#### [Work to be completed]
Once you have read the listing, print all of it word for word.

——

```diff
diff --git a/include/basisu_hip.h b/include/basisu_hip.h
--- a/include/basisu_hip.h
+++ b/include/basisu_hip.h
@@ -275,6 +275,8 @@
 BU_HIP_API int bu_hip_k_map_membership(bu_hip_context*, const uint8_t* d_block_parent, const uint32_t* d_block_cluster, uint32_t n_blocks, uint32_t n_parents,
     uint32_t n_clusters, uint8_t* d_out_flags);
 BU_HIP_API int bu_hip_k_map_gather(bu_hip_context*, const uint32_t* d_table, const uint32_t* d_index, uint32_t n, uint32_t* d_out);
+BU_HIP_API int bu_hip_k_sort_pairs_u32(bu_hip_context*, const uint32_t* d_keys, const uint32_t* d_values, uint32_t n, uint32_t begin_bit, uint32_t end_bit,
+    uint32_t* d_keys_out, uint32_t* d_values_out);
 
 BU_HIP_API int bu_hip_kmeans_codebook(bu_hip_context*, int kind, const void* d_keys, const uint64_t* d_weights, const uint32_t* d_group_offsets, uint32_t n_vectors,
     uint32_t max_clusters, uint32_t n_parents, uint32_t iterations, uint32_t* d_out_cluster_of_vector, uint32_t* d_out_parent_of_vector, uint32_t* out_clusters,
```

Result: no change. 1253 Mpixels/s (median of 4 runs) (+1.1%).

——

#### [Answer to the problem]
```diff
diff --git a/include/basisu_hip.h b/include/basisu_hip.h
--- a/include/basisu_hip.h
+++ b/include/basisu_hip.h
@@ -275,6 +275,8 @@
 BU_HIP_API int bu_hip_k_map_membership(bu_hip_context*, const uint8_t* d_block_parent, const uint32_t* d_block_cluster, uint32_t n_blocks, uint32_t n_parents,
     uint32_t n_clusters, uint8_t* d_out_flags);
 BU_HIP_API int bu_hip_k_map_gather(bu_hip_context*, const uint32_t* d_table, const uint32_t* d_index, uint32_t n, uint32_t* d_out);
+BU_HIP_API int bu_hip_k_sort_pairs_u32(bu_hip_context*, const uint32_t* d_keys, const uint32_t* d_values, uint32_t n, uint32_t begin_bit, uint32_t end_bit,
+    uint32_t* d_keys_out, uint32_t* d_values_out);
 
 BU_HIP_API int bu_hip_kmeans_codebook(bu_hip_context*, int kind, const void* d_keys, const uint64_t* d_weights, const uint32_t* d_group_offsets, uint32_t n_vectors,
     uint32_t max_clusters, uint32_t n_parents, uint32_t iterations, uint32_t* d_out_cluster_of_vector, uint32_t* d_out_parent_of_vector, uint32_t* out_clusters,
```

Result: no change. 1253 Mpixels/s (median of 4 runs) (+1.1%).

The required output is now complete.